_Exercise requirements_: Search the data for the word "unsigned" and copy every line that contains it.

[Saved data entries]
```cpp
int64_t rvc_conv1d_workspace_bytes(const rvc_conv1d_args* a);
int rvc_conv1d_engine(const rvc_conv1d_args* a);
int rvc_conv1d(const rvc_conv1d_args* a, void* ws, int64_t ws_bytes, rvc_stream_t stream);
void rvc_conv1d_set_probe_event(void* hip_event);
int rvc_conv1d_set_stamps(void* buf, int64_t bytes);
int rvc_resblock_set_stamps(void* buf, int64_t bytes);
int rvc_resblock_set_ylds(int on);
int rvc_resblock_set_wide64(int on);
int rvc_conv1d_set_tile_epi(int on);
int rvc_conv1d_set_swz(int on);
int rvc_conv1d_set_f16_fast(int on);
int rvc_conv1d_set_splitk_target(int target);
int rvc_stream_create_cu_mask(const uint32_t* mask, int nwords, rvc_stream_t* out);
int rvc_stream_destroy(rvc_stream_t stream);
int64_t rvc_conv1d_x6_bytes(int64_t nphase, int64_t Ci, int K, int64_t Co);
int rvc_conv1d_pack_x6(const float* w_km, int64_t nphase, int64_t Ci, int K, int64_t Co, void* out, int* nmf_out,
                       rvc_stream_t stream);
// ... 323 lines not shown
```

rvc-maker_amd/csrc/conv1d.hip:

```cpp
#include "rvc_common.h"
#include "x6_common.h"
#include <stdlib.h>
#include <type_traits>
#include <algorithm>

namespace {

constexpr int KCH = 32;
constexpr int NB_MAX = 16;

struct ConvParams {
    const float* x;
    const float* w;
    const float* bias;
    const float* bias2;
    const float* res;
    float* y;
    float* ws;
    int64_t B, Ci, Co, Lin, Lout, ncols;
    int64_t x_bstride, y_bstride, res_bstride, w_bstride;
    int K, stride, dil, pad, groups;
    int nphase, ostride, ooffset;
    int in_act, out_act, accumulate;
    float in_scale, in_slope, out_slope, out_scale;
// ... 51 lines not shown
    else if (t <= -2) yb[m * p.Lout + (-t - 2)] = 0.f;
    return ok ? v : 0.f;
}

template <int ACT, int FM, int FN>
__device__ __forceinline__ void apply_act(floatx4 (&acc)[FM][FN], float slope, float scale) {
#pragma unroll
    for (int i = 0; i < FM; ++i)
#pragma unroll
        for (int j = 0; j < FN; ++j)
#pragma unroll
            for (int r = 0; r < 4; ++r) acc[i][j][r] = act_apply(acc[i][j][r], ACT, slope) * scale;
}

template <int FM, int FN, int WM, int WN>
__device__ __forceinline__ void conv_epilogue(const ConvParams& p, floatx4 (&acc)[FM][FN], int lane, int wm, int wn,
                                              int split, int phase, int b, int g, int Cog, int m0g, int64_t n0) {
    const int ln = lane & 15;
    const int lr = (lane >> 4) * 4;
    if (p.ksplit > 1) {
        float* wsb = p.ws + (((int64_t)split * p.B * p.nphase + (int64_t)b * p.nphase + phase) * p.Co) * p.ncols;
#pragma unroll
        for (int i = 0; i < FM; ++i)
#pragma unroll
            for (int r = 0; r < 4; ++r) {
                const int mg = m0g + wm * 16 * FM + i * 16 + lr + r;
                const int64_t m = (int64_t)g * Cog + mg;
#pragma unroll
                for (int j = 0; j < FN; ++j) {
                    const int64_t n = n0 + wn * 16 * FN + j * 16 + ln;
                    if (mg < Cog && n < p.ncols) wsb[m * p.ncols + n] = acc[i][j][r];
                }
            }
        return;
    }
    int tcol[FN];
#pragma unroll
    for (int j = 0; j < FN; ++j) tcol[j] = out_pos(p, n0 + wn * 16 * FN + j * 16 + ln, phase);
    float* yb = p.y + b * p.y_bstride;
    const float* rb2 = p.res ? p.res + b * p.res_bstride : nullptr;
    const int Lo = (int)p.Lout;
    float amx = 0.f;
#pragma unroll
    for (int i = 0; i < FM; ++i) {
        floatx4 (&av)[1][FN] = *reinterpret_cast<floatx4 (*)[1][FN]>(&acc[i][0]);
        int mrow[4];
        bool mok[4];
#pragma unroll
        for (int r = 0; r < 4; ++r) {
            const int mg = m0g + wm * 16 * FM + i * 16 + lr + r;
            mok[r] = mg < Cog;
            mrow[r] = g * Cog + (mg < Cog ? mg : 0);
            float bs = 0.f;
            if (p.bias) bs = p.bias[mrow[r]];
            if (p.bias2) bs += p.bias2[mrow[r]];
#pragma unroll
            for (int j = 0; j < FN; ++j) av[0][j][r] += bs;
        }
        switch (p.out_act) {
            case RVC_ACT_LRELU: apply_act<RVC_ACT_LRELU, 1, FN>(av, p.out_slope, p.out_scale); break;
            case RVC_ACT_RELU: apply_act<RVC_ACT_RELU, 1, FN>(av, p.out_slope, p.out_scale); break;
            case RVC_ACT_TANH: apply_act<RVC_ACT_TANH, 1, FN>(av, p.out_slope, p.out_scale); break;
            case RVC_ACT_GELU: apply_act<RVC_ACT_GELU, 1, FN>(av, p.out_slope, p.out_scale); break;
            case RVC_ACT_SIGMOID: apply_act<RVC_ACT_SIGMOID, 1, FN>(av, p.out_slope, p.out_scale); break;
            case RVC_ACT_LOGCLAMP: apply_act<RVC_ACT_LOGCLAMP, 1, FN>(av, p.out_slope, p.out_scale); break;
            default: apply_act<RVC_ACT_NONE, 1, FN>(av, p.out_slope, p.out_scale); break;
        }
        if (rb2) {
#pragma unroll
            for (int r = 0; r < 4; ++r)
// ... 11 lines not shown
#pragma unroll
            for (int j = 0; j < FN; ++j) {
                if (mok[r] && tcol[j] >= 0) {
                    yb[mrow[r] * Lo + tcol[j]] = av[0][j][r];
                    amx = fmaxf(amx, fabsf(av[0][j][r]));
                } else if (mok[r] && tcol[j] <= -2) {
                    yb[mrow[r] * Lo + (-tcol[j] - 2)] = 0.f;
                }
            }
    }
    if (p.amax_out) amax_publish(p.amax_out + (int64_t)b * RVC_AMAX_SHARDS, amx);
}

template <int FM, int FN, int WM, int WN>
__device__ __forceinline__ void conv_epilogue_swz(const ConvParams& p, floatx4 (&acc)[FM][FN], int lane, int wm, int wn,
                                                  int phase, int b, int g, int Cog, int m0g, int64_t n0) {
    static_assert(FN % 2 == 0, "column fragments in pairs");
    constexpr int NP = FN / 2;
    const int h = lane >> 5, lc = lane & 31;
    int tcol[NP];
#pragma unroll
    for (int jp = 0; jp < NP; ++jp) tcol[jp] = out_pos(p, n0 + wn * 16 * FN + jp * 32 + lc, phase);
    float* yb = p.y + b * p.y_bstride;
    const float* rb2 = p.res ? p.res + b * p.res_bstride : nullptr;
    const int Lo = (int)p.Lout;
    float amx = 0.f;
#pragma unroll
    for (int i = 0; i < FM; ++i) {
#pragma unroll
        for (int jp = 0; jp < NP; ++jp)
#pragma unroll
            for (int r = 0; r < 4; ++r) {
                const auto sw = __builtin_amdgcn_permlane16_swap(__float_as_uint(acc[i][2 * jp][r]),
                                                                 __float_as_uint(acc[i][2 * jp + 1][r]), false, false);
                acc[i][2 * jp][r] = __uint_as_float(sw[0]);
                acc[i][2 * jp + 1][r] = __uint_as_float(sw[1]);
            }
        floatx4 (&av)[1][FN] = *reinterpret_cast<floatx4 (*)[1][FN]>(&acc[i][0]);
        int mrow[8];
        bool mok[8];
#pragma unroll
        for (int k = 0; k < 8; ++k) {
            const int mg = m0g + wm * 16 * FM + i * 16 + 8 * h + k;
            mok[k] = mg < Cog;
            mrow[k] = g * Cog + (mg < Cog ? mg : 0);
            float bs = 0.f;
            if (p.bias) bs = p.bias[mrow[k]];
            if (p.bias2) bs += p.bias2[mrow[k]];
#pragma unroll
            for (int jp = 0; jp < NP; ++jp) av[0][2 * jp + (k >> 2)][k & 3] += bs;
        }
        switch (p.out_act) {
            case RVC_ACT_LRELU: apply_act<RVC_ACT_LRELU, 1, FN>(av, p.out_slope, p.out_scale); break;
            case RVC_ACT_RELU: apply_act<RVC_ACT_RELU, 1, FN>(av, p.out_slope, p.out_scale); break;
            case RVC_ACT_TANH: apply_act<RVC_ACT_TANH, 1, FN>(av, p.out_slope, p.out_scale); break;
            case RVC_ACT_GELU: apply_act<RVC_ACT_GELU, 1, FN>(av, p.out_slope, p.out_scale); break;
            case RVC_ACT_SIGMOID: apply_act<RVC_ACT_SIGMOID, 1, FN>(av, p.out_slope, p.out_scale); break;
            case RVC_ACT_LOGCLAMP: apply_act<RVC_ACT_LOGCLAMP, 1, FN>(av, p.out_slope, p.out_scale); break;
            default: apply_act<RVC_ACT_NONE, 1, FN>(av, p.out_slope, p.out_scale); break;
        }
        if (rb2) {
#pragma unroll
            for (int k = 0; k < 8; ++k)
// ... 9 lines not shown
                    av[0][2 * jp + (k >> 2)][k & 3] += yb[mrow[k] * Lo + (tcol[jp] >= 0 ? tcol[jp] : 0)];
        }
#pragma unroll
        for (int k = 0; k < 8; ++k)
#pragma unroll
            for (int jp = 0; jp < NP; ++jp) {
                const float v = av[0][2 * jp + (k >> 2)][k & 3];
                if (mok[k] && tcol[jp] >= 0) {
                    yb[mrow[k] * Lo + tcol[jp]] = v;
                    amx = fmaxf(amx, fabsf(v));
                } else if (mok[k] && tcol[jp] <= -2) {
                    yb[mrow[k] * Lo + (-tcol[jp] - 2)] = 0.f;
                }
            }
    }
    if (p.amax_out) amax_publish(p.amax_out + (int64_t)b * RVC_AMAX_SHARDS, amx);
}

template <int FM, int FN, int WM, int WN>
__global__ __launch_bounds__(256) void conv1d_mfma_kernel(ConvParams p) {
    constexpr int BM = 16 * FM * WM;
    constexpr int BN = 16 * FN * WN;
    constexpr int WS = (BM / 32) * 32 + 16 + ((BM % 32) ? 32 : 0);
    constexpr int NA = KCH * BM / 256;
    constexpr bool AVEC_OK = (NA % 4) == 0 && (BM % 4) == 0;
    extern __shared__ __attribute__((aligned(16))) float smem[];
    float* Ws = smem;
    int* koff = (int*)(smem + KCH * WS);
    float* Xs = smem + KCH * WS + KCH;

// ... 285 lines not shown
    if (p.amax_out && !part) amax_publish(p.amax_out + (int64_t)b * RVC_AMAX_SHARDS, amx);
}

template <int FM, int FN, int WM, int WN, int X6_NI, int NP, bool F16, bool SA = false, int LF = 0>
__global__ __launch_bounds__(64 * (WM * WN + 4), (x6_min_blocks<FM, FN, WM * WN, NP>())) void conv_x6_kernel(ConvParams p) {
    static_assert(WM * WN == 4 || WM * WN == 8, "4 or 8 compute waves");
    constexpr int NCW = WM * WN;
    static_assert(NP == 6 || NP == 3 || NP == 1, "6, 3 or 1 passes");
    static_assert(!F16 || NP == 3, "split-fp16: 3 passes");
    static_assert(!SA || (NP == 6 && !F16), "split accumulators: 6-pass split-bf16");
    static_assert(LF == 0 || (F16 && WM * WN == 8), "fast-only loaders: split-fp16 on 8 compute waves");
    constexpr int NPL = NP == 6 ? 3 : (NP == 3 ? 2 : 1);
    constexpr int BM = 16 * FM * WM;
    constexpr int BN = 16 * FN * WN;
    extern __shared__ uint4 xs[];
    const int tid = threadIdx.x, lane = tid & 63, wave = tid >> 6;
    int bx = blockIdx.x, by = blockIdx.y, bz = blockIdx.z;
    if (p.xcd) {
        const int nx = gridDim.x, ny = gridDim.y;
        const int nwg = nx * ny * (int)gridDim.z;
        const int orig = bx + nx * (by + ny * bz);
        const int q = nwg >> 3, r = nwg & 7, xc = orig & 7;
        const int t = (xc < r ? xc * (q + 1) : r * (q + 1) + (xc - r) * q) + (orig >> 3);
        bx = t % nx;
        by = (t / nx) % ny;
        bz = t / (nx * ny);
    }
    int zb = bz;
    const int split = zb % p.ksplit;
    zb /= p.ksplit;
    const int phase = zb % p.nphase;
    const int b = zb / p.nphase;
    const int grp = p.gx6 ? phase : 0;
    const int ophase = p.gx6 ? 0 : phase;
    const int Cog = (int)p.Co;
    const int Cig = (int)p.Ci;
    const int m0g = by * BM;
    const int64_t n0 = (int64_t)bx * BN;
    const int K = p.K, span = p.span;
    const int nch = p.wx_nch, nmf = p.wx_nmf;
    const int ch_beg = split * p.chunks_per_split;
    const int ch_end = min(nch, ch_beg + p.chunks_per_split);
    const int nck = ch_end - ch_beg;
    const int bufsz = NPL * span * 4;
    float* tmax = reinterpret_cast<float*>(xs + 2 * bufsz);
    const int rseed = p.rot ? (bx >> 3) : 0;
    const int rt = rseed % K, rc = (rseed / K) % max(nck, 1);
    auto pchunk = [&](int i) __attribute__((always_inline)) {
        const int c = min(i, nck - 1) + rc;
        return ch_beg + (c >= nck ? c - nck : c);
    };

    if (p.stagger) {
        const int lin = blockIdx.x + gridDim.x * (blockIdx.y + gridDim.y * blockIdx.z);
        if (lin < p.stagger_blocks) {
            const unsigned long long t0 = X6_NOW();
            const unsigned long long d = ((unsigned long long)((lin * 97) & 255) * (unsigned)p.stagger) >> 8;
            while (X6_NOW() - t0 < d) __builtin_amdgcn_s_sleep(2);
        }
    }
// ... 213 lines not shown
                x6_tile_epilogue<BM / 2, BN, 64 * (NCW + 4)>(p, reinterpret_cast<const float*>(xs), tid, split, b, m0g,
                                                             n0);
                __syncthreads();
                __syncthreads();
                x6_tile_epilogue<BM / 2, BN, 64 * (NCW + 4)>(p, reinterpret_cast<const float*>(xs), tid, split, b,
                                                             m0g + BM / 2, n0);
            }
        }
        return;
    }

    const int wm = wave / WN, wn = wave % WN;
    const int s_beg = ch_beg * K, s_end = ch_end * K;
    const uint4* wxp = p.wx + (int64_t)phase * K * nch * nmf * 3 * 64;
    const int mf0 = m0g / 16 + wm * FM;
    auto aload = [&](int i, int tl, uint4 (&a)[NPL][FM]) __attribute__((always_inline)) {
        const int ch = pchunk(i);
        const int t = tl + rt < K ? tl + rt : tl + rt - K;
        const int frag0 = __builtin_amdgcn_readfirstlane((t * nch + ch) * nmf + mf0);
        const uint4* src = wxp + (int64_t)frag0 * 3 * 64;
#pragma unroll
        for (int i = 0; i < FM; ++i)
#pragma unroll
            for (int q = 0; q < NPL; ++q) a[q][i] = src[(i * 3 + q) * 64 + lane];
    };
    floatx4 acc[FM][FN];
    floatx4 acc_lo[SA ? FM : 1][SA ? FN : 1];
#pragma unroll
    for (int i = 0; i < FM; ++i)
#pragma unroll
// ... 53 lines not shown
    uint4 abuf[NB][NPL][FM];
    int li = 0, lt = 0;
#pragma unroll
    for (int i = 0; i < PD; ++i) {
        aload(li, lt, abuf[i]);
        if (++lt == K) { lt = 0; ++li; }
    }
    float tile_rs = 1.f;
    if (wave == 0) X6_STAMP(3, X6_NOW());
    if constexpr (F16) {
        if (!(LF || p.amax_in)) {
            __syncthreads();
            tile_rs = ldexpf(1.f, -f16_exp(fmaxf(fmaxf(tmax[0], tmax[1]), fmaxf(tmax[2], tmax[3]))));
        }
        if (wave == 0) X6_STAMP(4, X6_NOW());
    }
    __syncthreads();
    if constexpr (F16) {
        if (LF || p.amax_in) tile_rs = ldexpf(1.f, -f16_exp(fmaxf(fmaxf(tmax[0], tmax[1]), fmaxf(tmax[2], tmax[3]))));
    }
    if (wave == 0) X6_STAMP(5, X6_NOW());
    const int nsteps = s_end - s_beg;
    int ci = 0, ct = 0;
    for (int s0 = 0; s0 < nsteps; s0 += NB) {
#pragma unroll
        for (int u = 0; u < NB; ++u) {
            aload(li, lt, abuf[(u + PD) % NB]);
            if (++lt == K) { lt = 0; ++li; }
            __builtin_amdgcn_sched_barrier(0);
            if (s0 + u < nsteps) {
// ... 8 lines not shown
    }
    if (wave == 0) X6_STAMP(6, X6_NOW());
    if constexpr (SA) {
#pragma unroll
        for (int i = 0; i < FM; ++i)
#pragma unroll
            for (int j = 0; j < FN; ++j)
#pragma unroll
                for (int r = 0; r < 4; ++r) acc[i][j][r] += acc_lo[i][j][r];
    }
    if (kAblations && (p.dbg & 1)) {
        if (acc[0][0][0] == 1234.5f) p.y[lane] = acc[FM - 1][FN - 1][3];
        return;
    }
    if constexpr (F16) {
        const float* rs = reinterpret_cast<const float*>(p.wx + (int64_t)p.nphase * K * nch * nmf * 3 * 64);
#pragma unroll
        for (int i = 0; i < FM; ++i)
#pragma unroll
            for (int r = 0; r < 4; ++r) {
                const float f = rs[m0g + wm * 16 * FM + i * 16 + lg * 4 + r] * tile_rs;
#pragma unroll
                for (int j = 0; j < FN; ++j) acc[i][j][r] *= f;
            }
    }
    if (BN <= 128 && p.tile_epi) {
        float* ot = reinterpret_cast<float*>(xs);
        constexpr int TS = BN + 4;
#pragma unroll
        for (int i = 0; i < FM; ++i) {
            floatx4 (&av)[1][FN] = *reinterpret_cast<floatx4 (*)[1][FN]>(&acc[i][0]);
            if (p.ksplit == 1) {
#pragma unroll
                for (int r = 0; r < 4; ++r) {
                    const int mg = m0g + wm * 16 * FM + i * 16 + lg * 4 + r;
                    const int mr = mg < Cog ? mg : 0;
                    float bs = 0.f;
                    if (p.bias) bs = p.bias[mr];
                    if (p.bias2) bs += p.bias2[mr];
#pragma unroll
                    for (int j = 0; j < FN; ++j) av[0][j][r] += bs;
                }
                switch (p.out_act) {
                    case RVC_ACT_LRELU: apply_act<RVC_ACT_LRELU, 1, FN>(av, p.out_slope, p.out_scale); break;
                    case RVC_ACT_RELU: apply_act<RVC_ACT_RELU, 1, FN>(av, p.out_slope, p.out_scale); break;
                    case RVC_ACT_TANH: apply_act<RVC_ACT_TANH, 1, FN>(av, p.out_slope, p.out_scale); break;
                    case RVC_ACT_GELU: apply_act<RVC_ACT_GELU, 1, FN>(av, p.out_slope, p.out_scale); break;
                    case RVC_ACT_SIGMOID: apply_act<RVC_ACT_SIGMOID, 1, FN>(av, p.out_slope, p.out_scale); break;
                    case RVC_ACT_LOGCLAMP: apply_act<RVC_ACT_LOGCLAMP, 1, FN>(av, p.out_slope, p.out_scale); break;
                    default: apply_act<RVC_ACT_NONE, 1, FN>(av, p.out_slope, p.out_scale); break;
                }
            }
        }
        auto put = [&](int row0) __attribute__((always_inline)) {
// ... 6 lines not shown
                        ot[(wm * 16 * FM - row0 + i * 16 + lg * 4 + r) * TS + wn * 16 * FN + j * 16 + ln] = acc[i][j][r];
        };
        if (p.tile_epi == 1) {
            put(0);
            __syncthreads();
            x6_tile_epilogue<BM, BN, 64 * (NCW + 4)>(p, ot, tid, split, b, m0g, n0);
        } else if constexpr (WM % 2 == 0) {
            if (wm < WM / 2) put(0);
            __syncthreads();
            x6_tile_epilogue<BM / 2, BN, 64 * (NCW + 4)>(p, ot, tid, split, b, m0g, n0);
            __syncthreads();
            if (wm >= WM / 2) put(BM / 2);
            __syncthreads();
            x6_tile_epilogue<BM / 2, BN, 64 * (NCW + 4)>(p, ot, tid, split, b, m0g + BM / 2, n0);
        }
    } else if (p.swz && p.ksplit == 1) {
        conv_epilogue_swz<FM, FN, WM, WN>(p, acc, lane, wm, wn, ophase, b, grp, Cog, m0g, n0);
    } else {
        conv_epilogue<FM, FN, WM, WN>(p, acc, lane, wm, wn, split, ophase, b, grp, Cog, m0g, n0);
    }
#if RVC_CONV_STAMPS
    if (wave == 0) {
        X6_STAMP(14, X6_NOW());
        __builtin_amdgcn_s_waitcnt(0);
        X6_STAMP(7, X6_NOW());
    }
#endif
}
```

_Task result_:
            const unsigned long long t0 = X6_NOW();
            const unsigned long long d = ((unsigned long long)((lin * 97) & 255) * (unsigned)p.stagger) >> 8;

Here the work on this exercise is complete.